▸ Supplied information
•••
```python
class ShellContext:
    VEC_IDS = {"state": 0, "adjoint": 1, "r": 2, "z": 3, "p": 4, "Ap": 5, "b": 6}

    def __init__(self, mesh: ShellMesh, element_wise_material=False, elementwise_pressure=False,
# ... 8 lines not shown
        h = C.c_void_p()
        xyz = np.ascontiguousarray(mesh.nodes, dtype=np.float64)
        cells = np.ascontiguousarray(mesh.cells, dtype=np.int32)
        cp2 = np.ascontiguousarray(mesh.cell_p2, dtype=np.int32)
        if getattr(mesh, "element", "CG2CG1") == "CG2CR1":
            rc = self.lib.femo_create_element(C.byref(h), int(device), mesh.nn, mesh.nel, mesh.nvc, mesh.nP2,
                                              dptr(xyz), iptr(cells), iptr(cp2),
                                              int(self.element_wise_material), int(self.elementwise_pressure), int(nquad),
                                              int(nghost), 1)
        else:
            rc = self.lib.femo_create_ghost(C.byref(h), int(device), mesh.nn, mesh.nel, mesh.nvc, mesh.nP2,
                                            dptr(xyz), iptr(cells), iptr(cp2),
                                            int(self.element_wise_material), int(self.elementwise_pressure), int(nquad),
                                            int(nghost))
        if rc:
            raise FemoHipError(f"femo_create failed ({rc}): {self.lib.femo_last_error(None).decode()}")
        self._h = h
        self.device = int(device)
        self.nghost = int(nghost)
        self.ndof = int(self.lib.femo_ndof(h))
        assert self.ndof == mesh.ndof + self.nghost
        import os
        self.env_options = {}
        for kv in filter(None, (t.strip() for t in os.environ.get("FEMO_OPTIONS", "").split(","))):
            k, sep, v = kv.partition("=")
            try:
                if not sep:
                    raise ValueError
                self.env_options[k.strip()] = float(v)
            except ValueError:
                raise FemoHipError(f"FEMO_OPTIONS: '{kv}' is not of the form option=number (e.g. FEMO_OPTIONS=\"sweep_graph=1,super_tiles=1\")") from None
            self.set_option(k.strip(), self.env_options[k.strip()])
        if self.env_options:
            import sys
            print(f"femo_alpha_amd: FEMO_OPTIONS sets {self.env_options} on this context", file=sys.stderr)

    def _chk(self, rc):
        if rc:
            msg = self.lib.femo_last_error(self._h).decode()
            if rc == 4:
                raise FemoConvergenceError(msg)
            if rc == 5:
                raise FemoNotPositiveDefiniteError(msg)
            raise FemoHipError(msg)

    def set_option(self, key, value):
        self._chk(self.lib.femo_set_option(self._h, key.encode(), float(value)))

    def close(self):
        if getattr(self, "_h", None):
            self.lib.femo_destroy(self._h)
            self._h = None

    def __del__(self):
        try:
            self.close()
        except Exception:
            pass

    @staticmethod
    def _vec(a):
        return np.ascontiguousarray(np.asarray(a, dtype=np.float64).ravel())

    def field_size(self, name):
        n = int(self.lib.femo_field_size(self._h, name.encode()))
        if n < 0:
            raise FemoHipError(f"unknown field '{name}'")
        return n

# ... 156 lines not shown
        wp = None if w is None else dptr(self._vec(w))
        self._chk(self.lib.femo_residual(self._h, wp, dptr(r)))
        return r

    def load_vector(self):
        F = np.empty(self.ndof)
        self._chk(self.lib.femo_load_vector(self._h, dptr(F)))
        return F

    def diagonal(self):
        d = np.empty(self.ndof)
        self._chk(self.lib.femo_diagonal(self._h, dptr(d)))
        return d

    def element_matrices(self, first=0, count=None):
        count = self.mesh.nel - first if count is None else count
        ld = self.mesh.ldof
        Ke = np.empty((count, ld, ld))
        self._chk(self.lib.femo_element_matrices(self._h, first, count, dptr(Ke)))
        return Ke

    def enable_frontal(self, leaf_size=None, plan=None, **options):
        import time
        from .solver.symbolic import build_plan
        leaf_size = self.mesh.recommended_leaf_size() if leaf_size is None else int(leaf_size)
        for k, v in options.items():
            self.set_option(k, v)
        t0 = time.perf_counter()
        plan = self.plan = build_plan(self.mesh, leaf_size) if plan is None else plan
        self.symbolic_s = time.perf_counter() - t0
        i32 = lambda a: np.ascontiguousarray(a, dtype=np.int32)
        i64 = lambda a: np.ascontiguousarray(a, dtype=np.int64)
        level_off = i32(np.concatenate([[0], np.cumsum([len(l) for l in plan.level_nodes])]))
        level_nodes = i32(np.concatenate(plan.level_nodes))
        arrs = dict(nf=i32(plan.nf), npiv=i32(plan.npiv), front_off=i64(plan.front_off), dof_off=i64(plan.dof_off),
                    front_dofs=i32(plan.front_dofs), up_map=i32(plan.up_map), parent=i32(plan.parent), left=i32(plan.left),
                    right=i32(plan.right), level_off=level_off, level_nodes=level_nodes,
                    elem_front=i32(plan.elem_front), elem_map=i32(plan.elem_map))
        p64 = lambda a: a.ctypes.data_as(C.POINTER(C.c_int64))
        self._chk(self.lib.femo_set_frontal_plan(
            self._h, plan.ntree, plan.nlevels, iptr(arrs["nf"]), iptr(arrs["npiv"]), p64(arrs["front_off"]),
            p64(arrs["dof_off"]), iptr(arrs["front_dofs"]), iptr(arrs["up_map"]), iptr(arrs["parent"]), iptr(arrs["left"]),
            iptr(arrs["right"]), iptr(arrs["level_off"]), iptr(arrs["level_nodes"]), iptr(arrs["elem_front"]),
            iptr(arrs["elem_map"])))
        return plan

    def factorize(self):
        self._chk(self.lib.femo_factorize(self._h))
        return self.frontal_info()

    def factorize_profile(self, run=True):
        t = np.zeros(32)
# ... 502 lines not shown
```

### femo_alpha_amd/csrc/symbolic.cpp

```cpp
#include <omp.h>

#include <algorithm>
#include <cmath>
#include <cstdint>
#include <cstdlib>
#include <cstring>
#include <map>
#include <numeric>
#include <string>
#include <vector>

#include "../../include/femo_symbolic.h"

namespace {

struct Plan {
    std::map<std::string, std::vector<int32_t>> i32;
    std::map<std::string, std::vector<int64_t>> i64;
    std::string error;
};

thread_local std::string g_error;
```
•••
▸ Work instruction
Set the listing above down once more in full, exactly as it is.

▸ Answer space
```python
class ShellContext:
    VEC_IDS = {"state": 0, "adjoint": 1, "r": 2, "z": 3, "p": 4, "Ap": 5, "b": 6}

    def __init__(self, mesh: ShellMesh, element_wise_material=False, elementwise_pressure=False,
# ... 8 lines not shown
        h = C.c_void_p()
        xyz = np.ascontiguousarray(mesh.nodes, dtype=np.float64)
        cells = np.ascontiguousarray(mesh.cells, dtype=np.int32)
        cp2 = np.ascontiguousarray(mesh.cell_p2, dtype=np.int32)
        if getattr(mesh, "element", "CG2CG1") == "CG2CR1":
            rc = self.lib.femo_create_element(C.byref(h), int(device), mesh.nn, mesh.nel, mesh.nvc, mesh.nP2,
                                              dptr(xyz), iptr(cells), iptr(cp2),
                                              int(self.element_wise_material), int(self.elementwise_pressure), int(nquad),
                                              int(nghost), 1)
        else:
            rc = self.lib.femo_create_ghost(C.byref(h), int(device), mesh.nn, mesh.nel, mesh.nvc, mesh.nP2,
                                            dptr(xyz), iptr(cells), iptr(cp2),
                                            int(self.element_wise_material), int(self.elementwise_pressure), int(nquad),
                                            int(nghost))
        if rc:
            raise FemoHipError(f"femo_create failed ({rc}): {self.lib.femo_last_error(None).decode()}")
        self._h = h
        self.device = int(device)
        self.nghost = int(nghost)
        self.ndof = int(self.lib.femo_ndof(h))
        assert self.ndof == mesh.ndof + self.nghost
        import os
        self.env_options = {}
        for kv in filter(None, (t.strip() for t in os.environ.get("FEMO_OPTIONS", "").split(","))):
            k, sep, v = kv.partition("=")
            try:
                if not sep:
                    raise ValueError
                self.env_options[k.strip()] = float(v)
            except ValueError:
                raise FemoHipError(f"FEMO_OPTIONS: '{kv}' is not of the form option=number (e.g. FEMO_OPTIONS=\"sweep_graph=1,super_tiles=1\")") from None
            self.set_option(k.strip(), self.env_options[k.strip()])
        if self.env_options:
            import sys
            print(f"femo_alpha_amd: FEMO_OPTIONS sets {self.env_options} on this context", file=sys.stderr)

    def _chk(self, rc):
        if rc:
            msg = self.lib.femo_last_error(self._h).decode()
            if rc == 4:
                raise FemoConvergenceError(msg)
            if rc == 5:
                raise FemoNotPositiveDefiniteError(msg)
            raise FemoHipError(msg)

    def set_option(self, key, value):
        self._chk(self.lib.femo_set_option(self._h, key.encode(), float(value)))

    def close(self):
        if getattr(self, "_h", None):
            self.lib.femo_destroy(self._h)
            self._h = None

    def __del__(self):
        try:
            self.close()
        except Exception:
            pass

    @staticmethod
    def _vec(a):
        return np.ascontiguousarray(np.asarray(a, dtype=np.float64).ravel())

    def field_size(self, name):
        n = int(self.lib.femo_field_size(self._h, name.encode()))
        if n < 0:
            raise FemoHipError(f"unknown field '{name}'")
        return n

# ... 156 lines not shown
        wp = None if w is None else dptr(self._vec(w))
        self._chk(self.lib.femo_residual(self._h, wp, dptr(r)))
        return r

    def load_vector(self):
        F = np.empty(self.ndof)
        self._chk(self.lib.femo_load_vector(self._h, dptr(F)))
        return F

    def diagonal(self):
        d = np.empty(self.ndof)
        self._chk(self.lib.femo_diagonal(self._h, dptr(d)))
        return d

    def element_matrices(self, first=0, count=None):
        count = self.mesh.nel - first if count is None else count
        ld = self.mesh.ldof
        Ke = np.empty((count, ld, ld))
        self._chk(self.lib.femo_element_matrices(self._h, first, count, dptr(Ke)))
        return Ke

    def enable_frontal(self, leaf_size=None, plan=None, **options):
        import time
        from .solver.symbolic import build_plan
        leaf_size = self.mesh.recommended_leaf_size() if leaf_size is None else int(leaf_size)
        for k, v in options.items():
            self.set_option(k, v)
        t0 = time.perf_counter()
        plan = self.plan = build_plan(self.mesh, leaf_size) if plan is None else plan
        self.symbolic_s = time.perf_counter() - t0
        i32 = lambda a: np.ascontiguousarray(a, dtype=np.int32)
        i64 = lambda a: np.ascontiguousarray(a, dtype=np.int64)
        level_off = i32(np.concatenate([[0], np.cumsum([len(l) for l in plan.level_nodes])]))
        level_nodes = i32(np.concatenate(plan.level_nodes))
        arrs = dict(nf=i32(plan.nf), npiv=i32(plan.npiv), front_off=i64(plan.front_off), dof_off=i64(plan.dof_off),
                    front_dofs=i32(plan.front_dofs), up_map=i32(plan.up_map), parent=i32(plan.parent), left=i32(plan.left),
                    right=i32(plan.right), level_off=level_off, level_nodes=level_nodes,
                    elem_front=i32(plan.elem_front), elem_map=i32(plan.elem_map))
        p64 = lambda a: a.ctypes.data_as(C.POINTER(C.c_int64))
        self._chk(self.lib.femo_set_frontal_plan(
            self._h, plan.ntree, plan.nlevels, iptr(arrs["nf"]), iptr(arrs["npiv"]), p64(arrs["front_off"]),
            p64(arrs["dof_off"]), iptr(arrs["front_dofs"]), iptr(arrs["up_map"]), iptr(arrs["parent"]), iptr(arrs["left"]),
            iptr(arrs["right"]), iptr(arrs["level_off"]), iptr(arrs["level_nodes"]), iptr(arrs["elem_front"]),
            iptr(arrs["elem_map"])))
        return plan

    def factorize(self):
        self._chk(self.lib.femo_factorize(self._h))
        return self.frontal_info()

    def factorize_profile(self, run=True):
        t = np.zeros(32)
# ... 502 lines not shown
```

### femo_alpha_amd/csrc/symbolic.cpp

```cpp
#include <omp.h>

#include <algorithm>
#include <cmath>
#include <cstdint>
#include <cstdlib>
#include <cstring>
#include <map>
#include <numeric>
#include <string>
#include <vector>

#include "../../include/femo_symbolic.h"

namespace {

struct Plan {
    std::map<std::string, std::vector<int32_t>> i32;
    std::map<std::string, std::vector<int64_t>> i64;
    std::string error;
};

thread_local std::string g_error;
```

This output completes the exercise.